PROBLEM STATEMENT:
Go through the listing below and reproduce it word for word.

SUPPLIED DATA:
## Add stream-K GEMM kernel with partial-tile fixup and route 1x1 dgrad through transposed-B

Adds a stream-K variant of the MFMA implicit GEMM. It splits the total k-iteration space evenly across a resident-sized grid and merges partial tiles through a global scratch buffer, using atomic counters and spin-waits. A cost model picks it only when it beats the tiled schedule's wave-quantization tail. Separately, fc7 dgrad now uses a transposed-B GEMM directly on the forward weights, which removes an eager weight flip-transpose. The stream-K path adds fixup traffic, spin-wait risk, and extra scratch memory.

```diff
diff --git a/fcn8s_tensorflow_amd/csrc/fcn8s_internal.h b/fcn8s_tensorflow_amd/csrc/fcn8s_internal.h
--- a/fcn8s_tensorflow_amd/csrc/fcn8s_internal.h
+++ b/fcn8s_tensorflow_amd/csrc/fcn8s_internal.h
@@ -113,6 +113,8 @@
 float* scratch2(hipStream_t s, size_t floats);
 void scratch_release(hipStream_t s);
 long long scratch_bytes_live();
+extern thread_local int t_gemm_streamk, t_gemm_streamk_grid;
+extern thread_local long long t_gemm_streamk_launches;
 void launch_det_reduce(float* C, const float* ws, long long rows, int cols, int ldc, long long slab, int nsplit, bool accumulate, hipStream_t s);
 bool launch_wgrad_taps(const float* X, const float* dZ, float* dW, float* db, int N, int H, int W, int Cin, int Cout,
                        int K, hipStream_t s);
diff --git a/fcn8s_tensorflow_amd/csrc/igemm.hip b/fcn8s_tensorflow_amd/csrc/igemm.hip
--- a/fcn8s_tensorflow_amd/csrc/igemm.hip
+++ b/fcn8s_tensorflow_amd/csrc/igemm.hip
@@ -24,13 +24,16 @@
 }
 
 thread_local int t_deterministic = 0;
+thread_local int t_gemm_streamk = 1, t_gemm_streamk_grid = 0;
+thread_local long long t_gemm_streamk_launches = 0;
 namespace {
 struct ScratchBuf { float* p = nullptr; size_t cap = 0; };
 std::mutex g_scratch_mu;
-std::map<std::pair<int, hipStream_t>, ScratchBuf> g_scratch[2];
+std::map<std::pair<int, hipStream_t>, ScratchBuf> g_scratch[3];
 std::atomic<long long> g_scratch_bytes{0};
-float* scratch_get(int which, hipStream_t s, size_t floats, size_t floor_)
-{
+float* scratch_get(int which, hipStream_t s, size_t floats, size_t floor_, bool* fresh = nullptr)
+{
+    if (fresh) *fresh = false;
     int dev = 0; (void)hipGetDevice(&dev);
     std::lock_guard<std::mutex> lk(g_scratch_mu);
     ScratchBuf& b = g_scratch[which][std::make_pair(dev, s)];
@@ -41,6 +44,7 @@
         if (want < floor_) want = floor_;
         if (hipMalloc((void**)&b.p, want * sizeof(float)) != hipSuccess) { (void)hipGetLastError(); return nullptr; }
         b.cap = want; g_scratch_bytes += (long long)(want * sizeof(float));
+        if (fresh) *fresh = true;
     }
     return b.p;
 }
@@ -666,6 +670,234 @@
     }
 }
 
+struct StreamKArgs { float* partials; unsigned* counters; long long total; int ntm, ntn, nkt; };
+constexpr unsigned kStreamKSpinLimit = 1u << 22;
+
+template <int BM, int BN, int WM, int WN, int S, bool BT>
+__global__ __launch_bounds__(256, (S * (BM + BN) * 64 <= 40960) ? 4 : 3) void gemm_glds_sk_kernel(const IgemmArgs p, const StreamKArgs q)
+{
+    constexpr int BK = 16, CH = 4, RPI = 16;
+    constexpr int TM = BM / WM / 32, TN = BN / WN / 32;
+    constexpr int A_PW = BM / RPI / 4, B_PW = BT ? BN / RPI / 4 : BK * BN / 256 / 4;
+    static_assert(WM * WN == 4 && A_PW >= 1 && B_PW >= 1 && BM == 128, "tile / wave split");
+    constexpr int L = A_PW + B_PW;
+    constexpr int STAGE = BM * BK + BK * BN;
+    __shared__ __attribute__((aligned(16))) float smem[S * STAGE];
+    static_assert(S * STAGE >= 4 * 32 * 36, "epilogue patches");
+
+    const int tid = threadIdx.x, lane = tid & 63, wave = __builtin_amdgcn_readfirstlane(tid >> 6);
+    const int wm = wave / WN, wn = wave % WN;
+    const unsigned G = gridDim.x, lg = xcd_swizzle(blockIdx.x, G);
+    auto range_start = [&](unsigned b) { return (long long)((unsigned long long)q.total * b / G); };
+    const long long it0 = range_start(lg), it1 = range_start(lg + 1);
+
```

RESPONSE:
## Add stream-K GEMM kernel with partial-tile fixup and route 1x1 dgrad through transposed-B

Adds a stream-K variant of the MFMA implicit GEMM. It splits the total k-iteration space evenly across a resident-sized grid and merges partial tiles through a global scratch buffer, using atomic counters and spin-waits. A cost model picks it only when it beats the tiled schedule's wave-quantization tail. Separately, fc7 dgrad now uses a transposed-B GEMM directly on the forward weights, which removes an eager weight flip-transpose. The stream-K path adds fixup traffic, spin-wait risk, and extra scratch memory.

```diff
diff --git a/fcn8s_tensorflow_amd/csrc/fcn8s_internal.h b/fcn8s_tensorflow_amd/csrc/fcn8s_internal.h
--- a/fcn8s_tensorflow_amd/csrc/fcn8s_internal.h
+++ b/fcn8s_tensorflow_amd/csrc/fcn8s_internal.h
@@ -113,6 +113,8 @@
 float* scratch2(hipStream_t s, size_t floats);
 void scratch_release(hipStream_t s);
 long long scratch_bytes_live();
+extern thread_local int t_gemm_streamk, t_gemm_streamk_grid;
+extern thread_local long long t_gemm_streamk_launches;
 void launch_det_reduce(float* C, const float* ws, long long rows, int cols, int ldc, long long slab, int nsplit, bool accumulate, hipStream_t s);
 bool launch_wgrad_taps(const float* X, const float* dZ, float* dW, float* db, int N, int H, int W, int Cin, int Cout,
                        int K, hipStream_t s);
diff --git a/fcn8s_tensorflow_amd/csrc/igemm.hip b/fcn8s_tensorflow_amd/csrc/igemm.hip
--- a/fcn8s_tensorflow_amd/csrc/igemm.hip
+++ b/fcn8s_tensorflow_amd/csrc/igemm.hip
@@ -24,13 +24,16 @@
 }
 
 thread_local int t_deterministic = 0;
+thread_local int t_gemm_streamk = 1, t_gemm_streamk_grid = 0;
+thread_local long long t_gemm_streamk_launches = 0;
 namespace {
 struct ScratchBuf { float* p = nullptr; size_t cap = 0; };
 std::mutex g_scratch_mu;
-std::map<std::pair<int, hipStream_t>, ScratchBuf> g_scratch[2];
+std::map<std::pair<int, hipStream_t>, ScratchBuf> g_scratch[3];
 std::atomic<long long> g_scratch_bytes{0};
-float* scratch_get(int which, hipStream_t s, size_t floats, size_t floor_)
-{
+float* scratch_get(int which, hipStream_t s, size_t floats, size_t floor_, bool* fresh = nullptr)
+{
+    if (fresh) *fresh = false;
     int dev = 0; (void)hipGetDevice(&dev);
     std::lock_guard<std::mutex> lk(g_scratch_mu);
     ScratchBuf& b = g_scratch[which][std::make_pair(dev, s)];
@@ -41,6 +44,7 @@
         if (want < floor_) want = floor_;
         if (hipMalloc((void**)&b.p, want * sizeof(float)) != hipSuccess) { (void)hipGetLastError(); return nullptr; }
         b.cap = want; g_scratch_bytes += (long long)(want * sizeof(float));
+        if (fresh) *fresh = true;
     }
     return b.p;
 }
@@ -666,6 +670,234 @@
     }
 }
 
+struct StreamKArgs { float* partials; unsigned* counters; long long total; int ntm, ntn, nkt; };
+constexpr unsigned kStreamKSpinLimit = 1u << 22;
+
+template <int BM, int BN, int WM, int WN, int S, bool BT>
+__global__ __launch_bounds__(256, (S * (BM + BN) * 64 <= 40960) ? 4 : 3) void gemm_glds_sk_kernel(const IgemmArgs p, const StreamKArgs q)
+{
+    constexpr int BK = 16, CH = 4, RPI = 16;
+    constexpr int TM = BM / WM / 32, TN = BN / WN / 32;
+    constexpr int A_PW = BM / RPI / 4, B_PW = BT ? BN / RPI / 4 : BK * BN / 256 / 4;
+    static_assert(WM * WN == 4 && A_PW >= 1 && B_PW >= 1 && BM == 128, "tile / wave split");
+    constexpr int L = A_PW + B_PW;
+    constexpr int STAGE = BM * BK + BK * BN;
+    __shared__ __attribute__((aligned(16))) float smem[S * STAGE];
+    static_assert(S * STAGE >= 4 * 32 * 36, "epilogue patches");
+
+    const int tid = threadIdx.x, lane = tid & 63, wave = __builtin_amdgcn_readfirstlane(tid >> 6);
+    const int wm = wave / WN, wn = wave % WN;
+    const unsigned G = gridDim.x, lg = xcd_swizzle(blockIdx.x, G);
+    auto range_start = [&](unsigned b) { return (long long)((unsigned long long)q.total * b / G); };
+    const long long it0 = range_start(lg), it1 = range_start(lg + 1);
+
```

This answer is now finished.